▶ **WHAT IS BEING ASKED**:
Read through the data and report every line in which the word "weight" occurs.

▶ **DATA FOR THIS TASK**:
def unit_forward(unit, x, training):
    pos = unit.__dict__.get("_link_pos") or _Pos()
    li, lo, nxt = pos.link_in, pos.link_out, pos.nxt
    gathered, prev, full = li.take(x) if li is not None else (None, None, False)
    li = li if gathered is not None else None
    if (not training and _INFER.active and
            x.shape[2] * x.shape[3] <= ops.TAIL_MAX_PLANE):
        pre = gcn_infer_z(unit.gcn1, x, gathered, pos.mask)
        r = rst = None
        if unit.residual_kind == "conv":
            if EVAL_FOLD:
                r = convbn_infer_folded(unit.residual, x)
            else:
                r, rst, _ = convbn_core_forward(unit.residual, x, training)
        elif unit.residual_kind == "identity":
            r = x
        gm = _mask_of(nxt.gcn1, pos.nxt_mask) if lo is not None else None
        out, xg_next = tcn_core_forward(unit.tcn1, None, training, tail=(r, rst, gm),
                                        pre=pre)
        if lo is not None:
            lo.out, lo.xg, lo.gm, lo.tail, lo.full = out, xg_next, gm, None, False
        return out, None
    off = ASYNC_DW and pos.off and not torch.cuda.is_current_stream_capturing()
    gm = _mask_of(nxt.gcn1, pos.nxt_mask) if lo is not None else None
    H, gs = gcn_forward(unit.gcn1, x, training, off=off, gathered=gathered,
                        prepared=pos.mask)
    rs = None
    if unit.residual_kind == "conv":
        res = _OffPath(off, x)
        with res:
            Rc, rst, rs = convbn_core_forward(unit.residual, x, training)
    S, sst, ts = tcn_core_forward(unit.tcn1, H, training, h_moments=gs.h_moments)
    if unit.residual_kind == "conv":
        res.wait()
        out = ops.bn_apply(S, sst, False, r=Rc, rst=rst, relu=True, gather_m=gm)
    elif unit.residual_kind == "identity":
        out = ops.bn_apply(S, sst, False, r=x, relu=True, gather_m=gm)
    else:
        out = ops.bn_apply(S, sst, False, relu=True, gather_m=gm)
    if lo is not None:
        out, lo.xg = out
        lo.out, lo.gm = out, gm
        lo.full = nxt.residual_kind != "conv" and not nxt.gcn1.has_down
        lo.tail = (S, sst) if lo.full and unit.residual_kind != "conv" else None
    s = UnitSaved()
    s.x, s.gs, s.ts, s.rs, s.out, s.off = x, gs, ts, rs, out, off
    s.link_in, s.link_out, s.prev, s.full = li, lo, prev, full
    return out, s


def _gcn_z(unit, s: UnitSaved):
    if unit.gcn1.has_down:
        return (s.gs.Z, s.gs.zst, (s.gs.D0, s.gs.dst)) if GBN_FUSION >= 2 else None
    return (s.gs.Z, s.gs.zst)


def _off_path_ok(unit, s: UnitSaved):
    if not s.off or torch.cuda.is_current_stream_capturing():
        return False
    if not _defer_ok([p for p in unit.parameters() if p.requires_grad]):
        return False
    _task(s.x.device).side = True
    return True


def unit_backward(unit, s: UnitSaved, dout):
    return _unit_backward(unit, s, dout, _off_path_ok(unit, s))


def _premask_ok(unit, x, off):
    if not PREMASK or torch.cuda.is_current_stream_capturing():
        return False
    if getattr(x, "_backward_hooks", None) or x.retains_grad or x.grad_fn is None:
        return False
    if not off:
        params = [p for p in unit.parameters() if p.requires_grad]
        if not params or not _defer_ok(params):
            return False
    try:
        return bool(torch._C._will_engine_execute_node(x.grad_fn))
    except RuntimeError:
        return False


def _fused_tail(unit, To, V):
    return (unit.residual_kind != "conv" and unit.tcn1.shift_out.stride == 1 and
            ops.ra_fits(To * V, V))


def premasked(s: UnitSaved, dout):
    lo = s.link_out
    return lo is not None and lo.masked and lo.dx is dout


def _unit_backward(unit, s: UnitSaved, dout, off):
    ts = s.ts
    S = ts.S
    B, Cout, To, V = S.shape
    kind = unit.residual_kind
    li, lo = s.link_in, s.link_out
    g = {}
    y, relu = (None, False) if premasked(s, dout) else (s.out, True)
    mask_dx = s.full and _premask_ok(unit, s.x, off)
    part = rpart = None
    if lo is not None:
        if lo.dx is dout:
            part = lo.prev_part
        lo.dx, lo.prev_part, lo.masked = None, None, False
    if part is None:
        r, rst = (s.rs.Rc, s.rs.rst) if kind == "conv" else (None, None)
        part, rpart = ops.bn_bwd_reduce(dout, y, relu, S, ts.sst, False, r=r, rst=rst)
    coef2, g["tcn1.bn2.weight"], g["tcn1.bn2.bias"] = ops.bn_bwd_finalize(
        part, B, Cout, B * To * V, ts.sst, unit.tcn1.bn2)
    dS = gpre = dres = extra = None
    if _fused_tail(unit, To, V):
        gpre = (dout, y, coef2)
        if kind == "identity":
            extra = (dout, y)
    else:
        dS = torch.empty_like(S)
        if kind == "conv":
            coefR, g["residual.bn.weight"], g["residual.bn.bias"] = ops.bn_bwd_finalize(
                rpart, B, Cout, B * To * V, s.rs.rst, unit.residual.bn)
            dres = torch.empty_like(s.rs.Rc)
            ops.bn_bwd_apply(dout, y, relu, S, coef2, False, r=s.rs.Rc, rcoef=coefR, dr=dres,
                             dx=dS)
        else:
            if kind == "identity":
                dres = torch.empty_like(s.x)
                extra = (dres, None)
            ops.bn_bwd_apply(dout, y, relu, S, coef2, False, dr=dres, dx=dS)
    (dA, coefA), gt, pre6 = tcn_core_backward(unit.tcn1, ts, dS, materialize_dx=False,
                                              gpre=gpre, gcn_z=_gcn_z(unit, s), off=off)
    dx, gg, prev_part = gcn_backward(unit.gcn1, s.gs, dA, extra_dx=extra, dy_coef=coefA,
                                     prev=s.prev, pre6=pre6, off=off, mask_dx=mask_dx)
    if s.prev is not None or mask_dx:
        li.dx, li.prev_part, li.masked = dx, prev_part, mask_dx
    g.update({"tcn1." + k: v for k, v in gt.items()})
    g.update({"gcn1." + k: v for k, v in gg.items()})
    if kind == "conv":
        gr = convbn_dx_and_dw(unit.residual, s.rs, dres, dx, accumulate=True, off=off)
        g.update({"residual." + k: v for k, v in gr.items()})
    return dx, g


TSHIFT_FUSION_MIN_C = int(os.environ.get("SGCN_TSHIFT_FUSION_MIN_C", "512"))
TSHIFT_TWO_ROW = int(os.environ.get("SGCN_TSHIFT_TWO_ROW", "2"))
EVAL_FOLD = int(os.environ.get("SGCN_EVAL_FOLD", "1"))
GBN_FUSION = int(os.environ.get("SGCN_GBN_FUSION", "2"))
ASYNC_DW = int(os.environ.get("SGCN_ASYNC_DW", "1"))
PREMASK = int(os.environ.get("SGCN_PREMASK", "1"))


def trainable(module):
    return [(n, p) for n, p in module.named_parameters() if p.requires_grad]


class _BlockFunction(torch.autograd.Function):

    @staticmethod
    def forward(ctx, impl, module, x, *params):
        fwd, bwd = impl
        training = module.training
        y, saved = fwd(module, x.contiguous(), training)
        ctx.impl, ctx.module, ctx.saved, ctx.training = impl, module, saved, training
        tr = trainable(module)
        ctx.names, ctx.params = [n for n, _ in tr], [p for _, p in tr]
        ctx.save_for_backward(x, y)
        return y

    @staticmethod
    def backward(ctx, dy):
        ctx.saved_tensors
        if ctx.saved is None:
            raise RuntimeError(
                f"{type(ctx.module).__name__}: backward through the fused HIP block was "
                "called a second time; its saved activations are released after the first "
                "backward (retain_graph=True / double backward is not supported)")
        _, bwd = ctx.impl
        dyp = _unit_dy_planes(ctx, dy)
        dx, grads = bwd(ctx.module, ctx.saved, dy.contiguous() if dyp is None else dyp)
        ctx.saved = None
        out = []
        for n, p in zip(ctx.names, ctx.params):
            g = grads.get(n)
            if isinstance(g, _Later):
                _task(g.t.device).grads.append((p, g.t))
                g = None
            out.append(g)
        return (None, None, dx) + tuple(out)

▶ **OUTPUT FOR THIS EXERCISE**:
    coef2, g["tcn1.bn2.weight"], g["tcn1.bn2.bias"] = ops.bn_bwd_finalize(
            coefR, g["residual.bn.weight"], g["residual.bn.bias"] = ops.bn_bwd_finalize(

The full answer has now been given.